12/08/2008 12h20 – Atualizado em 12/08/2008 12h20

Com a diferença de apenas um voto- 98 contra e 97 a favor, os acadêmicos decidiram pelo fim do movimento de greve, deflagrado desde a última quinta-feira (7) no campus de Três Lagoas da Universidade Federal de Mato Grosso do Sul. A decisão foi tomada em assembléia que aconteceu na noite de ontem (11) na unidade II da instituição.

 

Na ocasião, os representantes dos estudantes repassaram as ocorrências dos protestos durante a ocupação nas imediações da reitoria, em Campo Grande, onde um grupo de estudantes de Três Lagoas juntamente com acadêmicos de outros campi acampou no local. Em Três Lagoas, os estudantes bloquearam o acesso à universidade.

 

O movimento é pela transparência no processo eleitoral para escolha de novo reitor.

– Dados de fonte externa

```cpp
namespace {
int wgrad_reduce_launch(const sr_conv3x3_wgrad_desc* d, int S, int taps, const float* ws, const float* wsb, float* dw,
                        float* db, const int* co_map, const int* ci_map, hipStream_t s) {
  const int acc1 = d->accumulate & 1;
  const int Cout_real = d->Cout_real > 0 ? d->Cout_real : d->Cout;
  const int Cin_real = d->Cin_real > 0 ? d->Cin_real : d->Cin;
  const int64_t total = (int64_t)Cout_real * Cin_real;
  const int64_t work = total > Cout_real ? total : Cout_real;
  const bool tr = wg_use_halo(d);
  const bool cig = !tr && ci_map && d->Cin % 4 == 0 && d->Cin <= 1024;
  if (!tr && ((Cin_real % 4 == 0 && !ci_map) || cig)) {
    const int64_t groups = tr ? (int64_t)taps * Cin_real * ((Cout_real + 3) / 4)
                              : (int64_t)taps * Cout_real * ((cig ? d->Cin : Cin_real) / 4);
    int P = 1;
    while (P * 8 < S && P < 32) P <<= 1;
    int gpw = 64;
    while (gpw > 16 && P * gpw / 64 > 16) gpw >>= 1;
    while (gpw > 16 && (groups + gpw - 1) / gpw < 256 && P * gpw / 64 >= 2) gpw >>= 1;
    const int nw = P * gpw / 64 > 0 ? P * gpw / 64 : 1;
    const int wblocks = (int)((groups + gpw - 1) / gpw);
    const int bblocks = db ? (Cout_real + 63) / 64 : 0;
    const dim3 grid((unsigned)(wblocks + bblocks)), blk((unsigned)(nw * 64));
#define SR_RG(G, T, ...)                                                                                        \
  hipLaunchKernelGGL((wgrad_reduce_g_kernel<G, T, ##__VA_ARGS__>), grid, blk, (size_t)nw * 64 * 16, s, (const float*)ws, (const float*)wsb, dw, db, \
                     S, d->Cout, d->Cin, Cout_real, Cin_real, d->out_ps, taps, co_map, ci_map, d->scale, wblocks,  \
                     acc1)
    if (tr) { if (gpw == 64) SR_RG(64, true); else if (gpw == 32) SR_RG(32, true); else SR_RG(16, true); }
    else if (cig) { if (gpw == 64) SR_RG(64, false, true); else if (gpw == 32) SR_RG(32, false, true); else SR_RG(16, false, true); }
    else { if (gpw == 64) SR_RG(64, false); else if (gpw == 32) SR_RG(32, false); else SR_RG(16, false); }
#undef SR_RG
  } else if (tr) {
    const int64_t work4 = (int64_t)taps * Cin_real * ((Cout_real + 3) / 4);
    const int wblocks = (int)((work4 + 63) / 64);
    const int bblocks = db ? (Cout_real + 63) / 64 : 0;
    hipLaunchKernelGGL(wgrad_reduce_tr_kernel, dim3((unsigned)(wblocks + bblocks)), dim3(1024), 0, s,
                       (const float*)ws, (const float*)wsb, dw, db, S, d->Cout, d->Cin, Cout_real, Cin_real, taps,
                       co_map, ci_map, d->scale, wblocks, acc1, d->out_ps);
  } else if (Cin_real % 4 == 0) {
    const int64_t work4 = (int64_t)taps * Cout_real * (Cin_real / 4);
    const int wblocks = (int)((work4 + 63) / 64);
    const int bblocks = db ? (Cout_real + 63) / 64 : 0;
    hipLaunchKernelGGL(wgrad_reduce4_kernel, dim3((unsigned)(wblocks + bblocks)), dim3(1024), 0, s, (const float*)ws,
                       (const float*)wsb, dw, db, S, d->Cout, d->Cin, Cout_real, Cin_real, d->out_ps, taps, co_map,
                       ci_map, d->scale, wblocks, acc1);
  } else if (Cin_real <= 8 && g_variant != 33) {
    hipLaunchKernelGGL(wgrad_reduce_narrow_kernel, dim3((unsigned)Cout_real), dim3(256), 0, s, (const float*)ws,
                       (const float*)wsb, dw, db, S, d->Cout, d->Cin, Cin_real, d->out_ps, taps, co_map, ci_map,
                       d->scale, acc1);
  } else {
    hipLaunchKernelGGL(wgrad_reduce_kernel, dim3((unsigned)((work + 255) / 256)), dim3(256), 0, s,
                       (const float*)ws, (const float*)wsb, dw, db, S, d->Cout, d->Cin, Cout_real,
                       Cin_real, d->out_ps, taps, co_map, ci_map, d->scale, acc1);
  }
  return sr_check(hipGetLastError(), "conv3x3_wgrad reduce launch");
}
}

extern "C" {

int sr_conv3x3_wgrad(const sr_conv3x3_wgrad_desc* d, const void* dy, const void* x, void* workspace,
// ... 147 lines not shown
```

basicsr4rs_amd/csrc/sr_core.hip:

```cpp
#include <stdio.h>
#include <stdlib.h>
#include <string.h>
#include <atomic>
#include <mutex>
#include "sr_internal.h"

static thread_local char g_err[512] = "";
unsigned long long* g_sr_stamps = nullptr;

int sr_fail(int code, const char* msg) {
  snprintf(g_err, sizeof(g_err), "%s", msg);
  return code;
}

int sr_check(hipError_t e, const char* what) {
  if (e == hipSuccess) return SR_OK;
  snprintf(g_err, sizeof(g_err), "%s: %s", what, hipGetErrorString(e));
  return SR_ELAUNCH;
}

static const char* const kKnobNames[K_COUNT] = {
    "SR_LWK", "SR_LWK_MINK", "SR_RING_WIDE", "SR_RING_PS", "SR_LWG", "SR_LWG_T", "SR_RING_SPLITS",
    "SR_DCN_CPP", "SR_DCN_DBG", "SR_DCN_R", "SR_DCN_FUSED", "SR_DCN_COORD_WIN",
    "SR_DCN_GX_FX", "SR_SWIN_ATTN_DBG", "SR_WG_ROW3"};
static std::atomic<int> g_knob[K_COUNT];
static std::once_flag g_knob_once;

static void knob_init() {
  for (int k = 0; k < K_COUNT; ++k) {
    const char* e = getenv(kKnobNames[k]);
    g_knob[k].store(e && *e ? atoi(e) : -1, std::memory_order_relaxed);
  }
}

int sr_knob(SrKnob k) {
  std::call_once(g_knob_once, knob_init);
  return g_knob[k].load(std::memory_order_relaxed);
}
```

Os estudantes defendem o voto paritário- com mesmo peso para professores, técnicos e alunos, nas eleições para colegiado, conselhos e para reitor- igualdade de 33%; mudança da data da eleição para reitor. Na capital, a conversa com o reitor Manoel Peró, não resultou, segundo os acadêmicos em avanços nas reivindicações. Foi proposta a realização de duas eleições, uma para reitor, pelo sistema paritário e a outra, em 3 de setembro, no Coun (Conselho Universitário) destinada para a lista tríplice. Como forma de legitimar as discussões, os acadêmicos procuraram auxílio da OAB (Ordem dos Advogados do Brasil).

 

CONTRATOS

Outro problema que afeta a universidade é a falta de professores. A exoneração de dezenas de docentes contratados prejudica vários cursos. Além disso, os acadêmicos defendem a efetiva assistência estudantil, moradia e restaurante universitário, contratação de professores efetivos; melhoria na infra-estrutura, dentre outras coisas.

Uma nova assembléia acotecerá nos próximos dias para definir como serão os protestos mesmo com os estudantes em aula.